Stored data entries
std::vector<float> linspace01(int n) {
    std::vector<float> v(n);
// ... 13 lines not shown
        std::vector<float> key;
        hipGraphExec_t exec = nullptr;
        int seen = 0;
    };
    std::vector<StepGraph> graphs;
    hipStream_t cap_stream = nullptr;
    int use_graphs = 0;
    void drop_graphs() {
        for (auto& g : graphs) if (g.exec) (void)hipGraphExecDestroy(g.exec);
        graphs.clear();
    }
    PinnedRing staging;
    hipStream_t create_stream;
    int device = -1;

    struct Layer {
        half_t *wqkv, *wo, *w13, *w2, *wskip;
        float *bskip, *g_attn, *g_ffn;
        half_t* stream = nullptr;
        int stream_slots = 0;
    };
    half_t* stream_pre = nullptr;
    int stream_pre_slots = 0;
    bool fused_ok = false;
    long fused_min_rows = 10240;
    std::vector<Layer> layers;
    float* g_final;
    std::vector<int> emit, recv;
    float *te_w0, *te_b0, *te_w2, *te_b2, *te_freqs;
    float *te2_w0, *te2_b0, *te2_w2, *te2_b2, *te2_freqs;
    float *mod_w, *mod_b;
    int mod_n;
    int mod_layer_n;
    half_t* w_merge_x;
    float* w_stat;
    float* stat_const;
    float* w_style_merge;
    float *style_in_w, *style_in_b;
    half_t *head_wa, *head_w2;
    float *head_b0, *head_b2;
    half_t *w_longskip, *w_conv1, *w_resproj, *w_fl, *w_conv2;
    float *b_longskip, *b_conv1, *b_resproj, *b_fl, *b_conv2;
    float *wn_cond_w, *wn_cond_b, *fl_mod_w, *fl_mod_b;
    std::vector<half_t*> wn_in, wn_res, wn_skip;
    std::vector<float*> wn_res_b, wn_skip_b;
    half_t* wn_tail = nullptr;
// ... 102 lines not shown
        auto W = [&](const std::string& k) { return sd.get(k)->data; };
        const int slot_halfs = (D / 16) * 512;
        for (int i = 0; i < L; ++i) {
            const std::string p = "transformer.layers." + std::to_string(i) + ".";
            const bool last = i == L - 1;
            const bool nskip = !last && layers[i + 1].wskip != nullptr;
            const std::string pn = "transformer.layers." + std::to_string(i + 1) + ".";
            const long halfs = fused_stream_halfs(D, I, true, nskip, !last);
            layers[i].stream = wts.alloc_n<half_t>(halfs, st);
            if (!layers[i].stream) return 1;
            const long wr = fused_pack_stream(layers[i].stream, D, I, W(p + "attention.wo.weight"), W(p + "feed_forward.w1.weight"),
                                              W(p + "feed_forward.w3.weight"), W(p + "feed_forward.w2.weight"),
                                              nskip ? W(pn + "skip_in_linear.weight") : nullptr,
                                              last ? nullptr : W(pn + "attention.wqkv.weight"), st);
            if (wr != halfs) { set_error("fused stream packing failed"); return 1; }
            layers[i].stream_slots = (int)(halfs / slot_halfs);
        }
        const long halfs = fused_stream_halfs(D, I, false, false, true);
        stream_pre = wts.alloc_n<half_t>(halfs, st);
        if (!stream_pre) return 1;
        if (fused_pack_stream(stream_pre, D, I, nullptr, nullptr, nullptr, nullptr, nullptr,
                              W("transformer.layers.0.attention.wqkv.weight"), st) != halfs) { set_error("fused stream packing failed"); return 1; }
        stream_pre_slots = (int)(halfs / slot_halfs);
    }
    mod_layer_n = adaptive_blocks ? (v2 ? 6 * D : 4 * D) : 0;
    mod_n = L * mod_layer_n + 2 * D;
    mod_w = wts.alloc_n<float>((long)mod_n * D, st);
    mod_b = wts.alloc_n<float>(mod_n, st);
    if (!mod_w || !mod_b) return 1;
    auto put_mod = [&](const std::string& wname, const std::string& bname, int rows, long row0) -> int {
        GETW(w, wname, rows, D);
        GETW(b, bname, rows);
        if (pack_f32_launch(w->data, mod_w + row0 * D, rows, 1, D, D, 0, 1, D, 0, 1, nullptr, st)) return 1;
        SVC_CHECK_HIP(hipMemcpyAsync(mod_b + row0, b->data, rows * sizeof(float), hipMemcpyDeviceToDevice, st));
        return 0;
    };
    for (int i = 0; i < L && adaptive_blocks; ++i) {
        const std::string p = "transformer.layers." + std::to_string(i) + ".";
        if (v2) {
            if (put_mod(p + "attention_norm.linear.weight", p + "attention_norm.linear.bias", 6 * D, (long)i * mod_layer_n)) return 1;
        } else {
            if (put_mod(p + "attention_norm.project_layer.weight", p + "attention_norm.project_layer.bias", 2 * D, (long)i * mod_layer_n)) return 1;
            if (put_mod(p + "ffn_norm.project_layer.weight", p + "ffn_norm.project_layer.bias", 2 * D, (long)i * mod_layer_n + 2 * D)) return 1;
        }
    }
    if (v2) {
// ... 259 lines not shown
        xr16 = ws.alloc_n<half_t>(M * D, st);
        wnx32 = ws.alloc_n<float>(M * W, st);
        wnx16 = ws.alloc_n<half_t>(M * W, st);
        acts_stride = M * W;
        acts16 = ws.alloc_n<half_t>((long)NL * acts_stride, st);
        flin32 = ws.alloc_n<float>(M * W, st);
        fl16 = ws.alloc_n<half_t>(M * W, st);
        fo16 = ws.alloc_n<half_t>(M * W, st);
        if (!xr16 || !wnx32 || !wnx16 || !acts16 || !flin32 || !fl16 || !fo16) return 1;
    }
    d_kvlen = ws.alloc_n<int>(nseq, st);
    d_convlen = ws.alloc_n<int>(nseq, st);
    d_convlen_w = ws.alloc_n<int>(nseq, st);
    d_plen = ws.alloc_n<int>(cap_B, st);
    d_seeds = ws.alloc_n<unsigned long long>(cap_B, st);
    const long Sx = cap_steps;
    d_tvals = ws.alloc_n<float>(Sx, st);
    d_tfeat = ws.alloc_n<float>(Sx * 256, st);
    d_th = ws.alloc_n<float>(Sx * std::max(D, W), st);
    d_t1 = ws.alloc_n<float>(Sx * D, st);
    d_t1s = ws.alloc_n<float>(Sx * D, st);
    d_t2 = ws.alloc_n<float>(Sx * std::max(W, 1), st);
    d_mod = ws.alloc_n<float>(Sx * mod_n, st);
    d_gcond = ws.alloc_n<float>(Sx * std::max(2L * W * NL, 1L), st);
    d_flmod = ws.alloc_n<float>(Sx * std::max(2 * W, 1), st);
    d_stylevec = ws.alloc_n<float>((long)cap_B * D, st);
    if (!d_kvlen || !d_convlen || !d_convlen_w || !d_plen || !d_seeds || !d_tvals || !d_tfeat || !d_th || !d_t1 || !d_t1s || !d_t2 || !d_mod ||
        !d_gcond || !d_flmod || !d_stylevec)
        return 1;
    seq_rows = (int)round_up(T + npre, 8);
    vt_ld = (int)round_up(seq_rows, 64);
    SVC_CHECK_HIP(hipStreamSynchronize(st));
    return 0;
}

THE TASK - From the data above, output exactly the lines between the one containing "st) != halfs)" and the one containing "if (pack_f32_launch(w->data, mod_w", counting both of them.

WRITTEN REPLY -
                              W("transformer.layers.0.attention.wqkv.weight"), st) != halfs) { set_error("fused stream packing failed"); return 1; }
        stream_pre_slots = (int)(halfs / slot_halfs);
    }
    mod_layer_n = adaptive_blocks ? (v2 ? 6 * D : 4 * D) : 0;
    mod_n = L * mod_layer_n + 2 * D;
    mod_w = wts.alloc_n<float>((long)mod_n * D, st);
    mod_b = wts.alloc_n<float>(mod_n, st);
    if (!mod_w || !mod_b) return 1;
    auto put_mod = [&](const std::string& wname, const std::string& bname, int rows, long row0) -> int {
        GETW(w, wname, rows, D);
        GETW(b, bname, rows);
        if (pack_f32_launch(w->data, mod_w + row0 * D, rows, 1, D, D, 0, 1, D, 0, 1, nullptr, st)) return 1;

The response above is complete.